EXERCISE — Identify all lines in the data containing the string "rayB". Copy them out.
LISTED ENTRIES START
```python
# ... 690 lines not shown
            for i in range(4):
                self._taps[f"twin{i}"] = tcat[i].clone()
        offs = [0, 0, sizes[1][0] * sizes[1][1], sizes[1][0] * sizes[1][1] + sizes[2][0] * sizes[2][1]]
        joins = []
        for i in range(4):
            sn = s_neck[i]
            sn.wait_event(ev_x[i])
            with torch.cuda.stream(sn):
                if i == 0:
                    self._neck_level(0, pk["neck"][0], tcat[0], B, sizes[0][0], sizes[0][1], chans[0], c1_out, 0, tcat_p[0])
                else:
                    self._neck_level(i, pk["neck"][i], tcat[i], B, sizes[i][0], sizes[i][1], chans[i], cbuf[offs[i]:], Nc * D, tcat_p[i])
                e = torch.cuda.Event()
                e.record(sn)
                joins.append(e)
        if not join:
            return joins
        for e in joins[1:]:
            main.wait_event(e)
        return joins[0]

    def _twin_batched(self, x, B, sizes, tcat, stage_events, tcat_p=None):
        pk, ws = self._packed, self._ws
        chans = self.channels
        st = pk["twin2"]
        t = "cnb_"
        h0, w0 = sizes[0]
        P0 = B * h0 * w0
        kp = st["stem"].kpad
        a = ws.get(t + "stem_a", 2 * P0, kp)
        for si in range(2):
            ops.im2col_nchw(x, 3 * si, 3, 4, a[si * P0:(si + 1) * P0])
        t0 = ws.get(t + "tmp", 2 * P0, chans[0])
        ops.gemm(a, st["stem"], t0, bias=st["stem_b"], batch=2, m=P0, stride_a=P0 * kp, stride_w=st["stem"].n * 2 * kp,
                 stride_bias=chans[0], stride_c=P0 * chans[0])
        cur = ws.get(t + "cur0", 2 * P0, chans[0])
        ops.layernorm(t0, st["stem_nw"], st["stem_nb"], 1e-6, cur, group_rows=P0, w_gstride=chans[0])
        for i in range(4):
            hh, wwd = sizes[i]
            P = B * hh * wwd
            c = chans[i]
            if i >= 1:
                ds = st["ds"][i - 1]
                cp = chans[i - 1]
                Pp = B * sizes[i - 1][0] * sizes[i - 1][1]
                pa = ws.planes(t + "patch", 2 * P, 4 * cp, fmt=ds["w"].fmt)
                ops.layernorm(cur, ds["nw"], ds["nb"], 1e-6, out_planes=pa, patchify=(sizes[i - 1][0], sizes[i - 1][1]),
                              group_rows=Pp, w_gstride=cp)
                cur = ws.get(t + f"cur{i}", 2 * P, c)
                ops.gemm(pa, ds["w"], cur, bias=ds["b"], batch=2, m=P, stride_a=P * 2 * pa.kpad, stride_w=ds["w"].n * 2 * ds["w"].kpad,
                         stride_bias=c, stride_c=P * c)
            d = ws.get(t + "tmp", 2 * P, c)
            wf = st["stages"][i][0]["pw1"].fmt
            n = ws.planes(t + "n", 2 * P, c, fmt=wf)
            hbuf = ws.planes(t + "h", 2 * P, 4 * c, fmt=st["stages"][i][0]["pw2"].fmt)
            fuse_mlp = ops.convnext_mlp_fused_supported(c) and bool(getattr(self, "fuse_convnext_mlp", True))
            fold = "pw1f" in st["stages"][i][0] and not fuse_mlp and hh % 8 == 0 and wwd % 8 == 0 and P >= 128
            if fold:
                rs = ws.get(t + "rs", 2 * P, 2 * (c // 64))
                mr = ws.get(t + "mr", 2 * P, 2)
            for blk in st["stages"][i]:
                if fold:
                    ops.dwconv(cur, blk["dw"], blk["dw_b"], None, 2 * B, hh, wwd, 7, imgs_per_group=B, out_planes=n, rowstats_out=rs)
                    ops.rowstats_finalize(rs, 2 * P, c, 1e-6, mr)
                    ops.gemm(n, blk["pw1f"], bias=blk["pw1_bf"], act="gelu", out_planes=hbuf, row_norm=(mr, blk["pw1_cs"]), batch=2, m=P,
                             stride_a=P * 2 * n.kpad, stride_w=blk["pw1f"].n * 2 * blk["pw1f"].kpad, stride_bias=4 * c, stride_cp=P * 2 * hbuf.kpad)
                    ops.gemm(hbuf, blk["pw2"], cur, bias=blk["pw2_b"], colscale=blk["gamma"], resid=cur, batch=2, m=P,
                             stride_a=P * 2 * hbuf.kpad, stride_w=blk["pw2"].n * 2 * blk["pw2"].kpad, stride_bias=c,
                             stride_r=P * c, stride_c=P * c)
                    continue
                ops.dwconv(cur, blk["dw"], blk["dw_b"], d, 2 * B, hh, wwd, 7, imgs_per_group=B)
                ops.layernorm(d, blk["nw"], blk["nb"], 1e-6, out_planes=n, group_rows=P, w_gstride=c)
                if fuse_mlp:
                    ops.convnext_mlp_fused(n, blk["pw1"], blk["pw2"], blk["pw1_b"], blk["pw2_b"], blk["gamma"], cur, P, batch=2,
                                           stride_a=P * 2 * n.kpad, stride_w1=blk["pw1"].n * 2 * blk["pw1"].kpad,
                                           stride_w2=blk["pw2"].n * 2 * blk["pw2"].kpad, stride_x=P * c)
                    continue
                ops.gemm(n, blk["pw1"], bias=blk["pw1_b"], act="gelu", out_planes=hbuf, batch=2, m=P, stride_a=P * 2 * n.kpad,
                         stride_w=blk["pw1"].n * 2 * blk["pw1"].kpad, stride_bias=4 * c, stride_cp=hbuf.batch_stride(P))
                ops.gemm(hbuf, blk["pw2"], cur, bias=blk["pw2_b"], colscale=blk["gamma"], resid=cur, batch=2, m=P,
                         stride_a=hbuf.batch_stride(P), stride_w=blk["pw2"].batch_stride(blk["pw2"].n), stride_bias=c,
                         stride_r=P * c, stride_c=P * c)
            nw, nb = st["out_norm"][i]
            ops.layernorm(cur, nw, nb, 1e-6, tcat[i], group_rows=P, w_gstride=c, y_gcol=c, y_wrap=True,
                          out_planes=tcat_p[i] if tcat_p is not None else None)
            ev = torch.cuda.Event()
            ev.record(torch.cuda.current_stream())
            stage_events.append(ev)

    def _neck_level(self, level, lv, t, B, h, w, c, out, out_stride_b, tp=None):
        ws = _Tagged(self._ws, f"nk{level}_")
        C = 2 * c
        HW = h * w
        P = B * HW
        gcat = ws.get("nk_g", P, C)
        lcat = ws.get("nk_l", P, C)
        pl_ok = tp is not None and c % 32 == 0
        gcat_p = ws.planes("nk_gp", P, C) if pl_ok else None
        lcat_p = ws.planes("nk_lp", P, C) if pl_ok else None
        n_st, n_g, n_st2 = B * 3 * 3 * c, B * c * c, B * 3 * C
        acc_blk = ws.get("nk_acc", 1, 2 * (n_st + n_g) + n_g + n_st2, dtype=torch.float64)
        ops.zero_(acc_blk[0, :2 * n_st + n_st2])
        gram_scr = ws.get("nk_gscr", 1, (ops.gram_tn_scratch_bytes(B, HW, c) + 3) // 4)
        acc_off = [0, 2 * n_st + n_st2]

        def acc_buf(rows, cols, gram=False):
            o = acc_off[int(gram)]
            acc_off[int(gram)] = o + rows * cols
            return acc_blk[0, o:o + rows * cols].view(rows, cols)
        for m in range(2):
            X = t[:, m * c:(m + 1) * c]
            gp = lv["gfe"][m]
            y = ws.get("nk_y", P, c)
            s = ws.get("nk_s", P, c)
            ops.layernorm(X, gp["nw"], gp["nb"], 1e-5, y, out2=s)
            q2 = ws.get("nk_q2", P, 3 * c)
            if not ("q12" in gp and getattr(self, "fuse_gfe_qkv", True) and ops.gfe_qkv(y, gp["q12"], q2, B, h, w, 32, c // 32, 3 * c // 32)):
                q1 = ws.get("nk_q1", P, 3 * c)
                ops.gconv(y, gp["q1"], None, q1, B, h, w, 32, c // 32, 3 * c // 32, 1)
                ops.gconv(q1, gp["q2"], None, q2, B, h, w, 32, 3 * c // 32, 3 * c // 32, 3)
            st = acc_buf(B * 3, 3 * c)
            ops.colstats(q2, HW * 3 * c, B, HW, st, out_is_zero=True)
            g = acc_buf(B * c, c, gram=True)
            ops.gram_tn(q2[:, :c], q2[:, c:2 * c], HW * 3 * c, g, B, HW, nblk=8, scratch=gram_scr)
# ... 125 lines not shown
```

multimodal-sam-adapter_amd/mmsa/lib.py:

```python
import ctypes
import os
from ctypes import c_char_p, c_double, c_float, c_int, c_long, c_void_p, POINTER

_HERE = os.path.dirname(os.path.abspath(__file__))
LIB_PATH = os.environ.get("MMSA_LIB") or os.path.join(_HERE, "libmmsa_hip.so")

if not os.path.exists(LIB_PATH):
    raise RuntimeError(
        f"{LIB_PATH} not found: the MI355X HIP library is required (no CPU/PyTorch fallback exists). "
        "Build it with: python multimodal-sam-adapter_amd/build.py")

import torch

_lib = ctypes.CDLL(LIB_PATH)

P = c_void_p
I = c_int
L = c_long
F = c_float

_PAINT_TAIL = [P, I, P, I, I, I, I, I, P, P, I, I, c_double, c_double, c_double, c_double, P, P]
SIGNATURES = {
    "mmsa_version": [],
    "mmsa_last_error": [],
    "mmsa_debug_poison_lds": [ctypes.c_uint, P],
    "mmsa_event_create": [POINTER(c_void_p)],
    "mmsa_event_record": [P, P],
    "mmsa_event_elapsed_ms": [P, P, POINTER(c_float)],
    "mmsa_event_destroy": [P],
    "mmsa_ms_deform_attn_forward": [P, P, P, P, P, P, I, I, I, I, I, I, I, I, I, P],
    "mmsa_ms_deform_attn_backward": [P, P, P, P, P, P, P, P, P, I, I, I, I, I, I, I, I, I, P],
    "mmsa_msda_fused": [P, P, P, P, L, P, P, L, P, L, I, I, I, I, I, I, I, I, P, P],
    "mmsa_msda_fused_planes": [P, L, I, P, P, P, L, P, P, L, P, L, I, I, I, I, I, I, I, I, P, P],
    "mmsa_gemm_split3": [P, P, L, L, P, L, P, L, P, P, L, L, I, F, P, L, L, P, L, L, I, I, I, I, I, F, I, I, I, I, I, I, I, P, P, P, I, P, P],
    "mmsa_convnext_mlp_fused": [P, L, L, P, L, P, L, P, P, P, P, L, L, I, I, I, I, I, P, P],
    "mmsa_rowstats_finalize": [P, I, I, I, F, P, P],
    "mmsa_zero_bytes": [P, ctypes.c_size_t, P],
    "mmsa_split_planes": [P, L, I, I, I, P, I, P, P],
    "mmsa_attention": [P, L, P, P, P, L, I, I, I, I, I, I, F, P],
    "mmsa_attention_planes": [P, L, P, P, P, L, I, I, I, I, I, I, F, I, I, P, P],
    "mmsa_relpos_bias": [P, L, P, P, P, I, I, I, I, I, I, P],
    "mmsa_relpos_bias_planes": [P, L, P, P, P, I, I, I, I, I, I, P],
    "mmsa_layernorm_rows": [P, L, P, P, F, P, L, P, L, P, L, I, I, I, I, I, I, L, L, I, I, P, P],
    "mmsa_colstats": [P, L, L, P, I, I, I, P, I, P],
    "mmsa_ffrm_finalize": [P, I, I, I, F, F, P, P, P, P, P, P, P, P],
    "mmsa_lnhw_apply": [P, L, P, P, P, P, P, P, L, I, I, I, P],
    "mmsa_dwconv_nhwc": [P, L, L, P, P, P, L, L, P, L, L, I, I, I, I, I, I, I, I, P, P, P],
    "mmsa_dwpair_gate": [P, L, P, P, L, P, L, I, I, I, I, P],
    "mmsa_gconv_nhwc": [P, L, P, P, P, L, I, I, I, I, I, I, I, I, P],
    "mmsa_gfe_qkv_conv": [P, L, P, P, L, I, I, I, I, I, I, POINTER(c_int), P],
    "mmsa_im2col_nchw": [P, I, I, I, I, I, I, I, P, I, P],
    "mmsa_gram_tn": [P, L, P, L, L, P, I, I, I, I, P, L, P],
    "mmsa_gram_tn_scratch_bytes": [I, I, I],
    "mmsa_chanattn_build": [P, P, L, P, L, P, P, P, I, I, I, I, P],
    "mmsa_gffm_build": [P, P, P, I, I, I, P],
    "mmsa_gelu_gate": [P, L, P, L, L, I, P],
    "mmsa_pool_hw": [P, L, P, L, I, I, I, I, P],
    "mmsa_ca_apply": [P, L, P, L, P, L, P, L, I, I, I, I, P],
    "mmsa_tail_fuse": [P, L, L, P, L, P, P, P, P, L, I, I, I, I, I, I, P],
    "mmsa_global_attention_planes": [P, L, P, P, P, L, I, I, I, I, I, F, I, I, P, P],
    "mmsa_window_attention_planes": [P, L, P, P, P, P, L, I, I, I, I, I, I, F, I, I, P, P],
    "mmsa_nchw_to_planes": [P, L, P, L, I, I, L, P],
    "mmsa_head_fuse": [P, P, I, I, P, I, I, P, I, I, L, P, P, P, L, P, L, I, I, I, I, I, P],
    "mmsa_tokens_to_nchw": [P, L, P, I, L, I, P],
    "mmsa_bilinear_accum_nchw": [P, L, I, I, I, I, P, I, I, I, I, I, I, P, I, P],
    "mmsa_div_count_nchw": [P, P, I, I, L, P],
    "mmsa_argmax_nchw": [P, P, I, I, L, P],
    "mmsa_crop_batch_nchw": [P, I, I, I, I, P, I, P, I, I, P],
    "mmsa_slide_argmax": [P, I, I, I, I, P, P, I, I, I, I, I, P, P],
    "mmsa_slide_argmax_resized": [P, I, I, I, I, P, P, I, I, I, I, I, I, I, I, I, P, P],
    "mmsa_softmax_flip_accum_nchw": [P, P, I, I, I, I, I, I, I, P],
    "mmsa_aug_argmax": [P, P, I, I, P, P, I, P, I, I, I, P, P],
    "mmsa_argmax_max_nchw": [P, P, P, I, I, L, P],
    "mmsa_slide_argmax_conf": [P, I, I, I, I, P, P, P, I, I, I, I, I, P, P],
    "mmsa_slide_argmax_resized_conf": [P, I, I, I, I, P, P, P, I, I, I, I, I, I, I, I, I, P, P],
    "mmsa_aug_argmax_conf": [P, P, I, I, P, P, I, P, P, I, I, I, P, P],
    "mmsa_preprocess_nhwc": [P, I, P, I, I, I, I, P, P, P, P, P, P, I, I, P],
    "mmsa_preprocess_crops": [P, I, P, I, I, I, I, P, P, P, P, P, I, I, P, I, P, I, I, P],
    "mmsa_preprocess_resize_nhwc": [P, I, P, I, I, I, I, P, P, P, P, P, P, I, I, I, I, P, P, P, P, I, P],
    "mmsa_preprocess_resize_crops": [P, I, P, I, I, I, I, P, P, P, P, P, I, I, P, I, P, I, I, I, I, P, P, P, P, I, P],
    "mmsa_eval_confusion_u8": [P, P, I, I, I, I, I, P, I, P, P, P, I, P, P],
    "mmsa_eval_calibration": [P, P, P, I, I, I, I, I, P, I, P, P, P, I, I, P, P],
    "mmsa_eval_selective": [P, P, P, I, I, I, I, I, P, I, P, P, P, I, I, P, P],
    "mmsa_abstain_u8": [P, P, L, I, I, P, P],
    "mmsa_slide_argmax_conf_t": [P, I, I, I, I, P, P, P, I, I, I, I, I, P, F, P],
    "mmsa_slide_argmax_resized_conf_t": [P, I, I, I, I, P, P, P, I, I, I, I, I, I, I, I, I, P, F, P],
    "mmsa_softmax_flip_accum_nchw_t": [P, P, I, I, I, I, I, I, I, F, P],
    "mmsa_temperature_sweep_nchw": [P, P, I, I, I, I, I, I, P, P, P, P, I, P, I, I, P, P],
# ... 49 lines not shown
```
LISTED ENTRIES END
LISTED ENTRIES START
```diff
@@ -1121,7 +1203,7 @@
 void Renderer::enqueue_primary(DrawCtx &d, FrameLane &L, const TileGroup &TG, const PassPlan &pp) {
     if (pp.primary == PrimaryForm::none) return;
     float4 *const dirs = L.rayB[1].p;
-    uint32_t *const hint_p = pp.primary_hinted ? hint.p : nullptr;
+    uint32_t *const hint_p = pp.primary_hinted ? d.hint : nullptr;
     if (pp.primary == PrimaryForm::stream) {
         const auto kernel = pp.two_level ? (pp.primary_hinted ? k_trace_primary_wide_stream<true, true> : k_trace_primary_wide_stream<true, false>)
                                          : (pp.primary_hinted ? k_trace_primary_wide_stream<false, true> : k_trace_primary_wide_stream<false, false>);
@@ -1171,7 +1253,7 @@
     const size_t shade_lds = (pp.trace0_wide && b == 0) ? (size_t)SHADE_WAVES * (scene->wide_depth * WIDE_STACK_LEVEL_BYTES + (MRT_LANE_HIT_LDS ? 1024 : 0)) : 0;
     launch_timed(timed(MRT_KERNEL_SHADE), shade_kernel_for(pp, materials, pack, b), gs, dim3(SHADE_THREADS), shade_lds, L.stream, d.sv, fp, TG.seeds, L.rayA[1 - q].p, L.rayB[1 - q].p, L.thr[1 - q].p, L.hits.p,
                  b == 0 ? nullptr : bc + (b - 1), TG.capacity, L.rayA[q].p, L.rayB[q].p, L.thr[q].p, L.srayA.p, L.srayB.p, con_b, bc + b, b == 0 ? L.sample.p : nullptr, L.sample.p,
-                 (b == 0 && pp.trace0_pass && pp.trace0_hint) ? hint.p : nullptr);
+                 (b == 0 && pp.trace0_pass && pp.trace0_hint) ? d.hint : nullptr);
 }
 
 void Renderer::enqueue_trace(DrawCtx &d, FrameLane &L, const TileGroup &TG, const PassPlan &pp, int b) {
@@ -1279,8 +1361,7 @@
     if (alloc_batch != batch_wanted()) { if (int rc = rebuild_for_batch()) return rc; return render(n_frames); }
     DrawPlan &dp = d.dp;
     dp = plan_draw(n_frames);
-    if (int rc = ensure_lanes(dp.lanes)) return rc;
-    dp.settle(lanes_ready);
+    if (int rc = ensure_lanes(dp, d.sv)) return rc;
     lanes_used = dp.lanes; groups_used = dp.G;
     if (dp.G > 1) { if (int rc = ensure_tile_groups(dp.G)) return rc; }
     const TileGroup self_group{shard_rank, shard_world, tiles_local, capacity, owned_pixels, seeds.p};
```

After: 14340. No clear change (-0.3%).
LISTED ENTRIES END
TASK SOLUTION —
     float4 *const dirs = L.rayB[1].p;
     launch_timed(timed(MRT_KERNEL_SHADE), shade_kernel_for(pp, materials, pack, b), gs, dim3(SHADE_THREADS), shade_lds, L.stream, d.sv, fp, TG.seeds, L.rayA[1 - q].p, L.rayB[1 - q].p, L.thr[1 - q].p, L.hits.p,
                  b == 0 ? nullptr : bc + (b - 1), TG.capacity, L.rayA[q].p, L.rayB[q].p, L.thr[q].p, L.srayA.p, L.srayB.p, con_b, bc + b, b == 0 ? L.sample.p : nullptr, L.sample.p,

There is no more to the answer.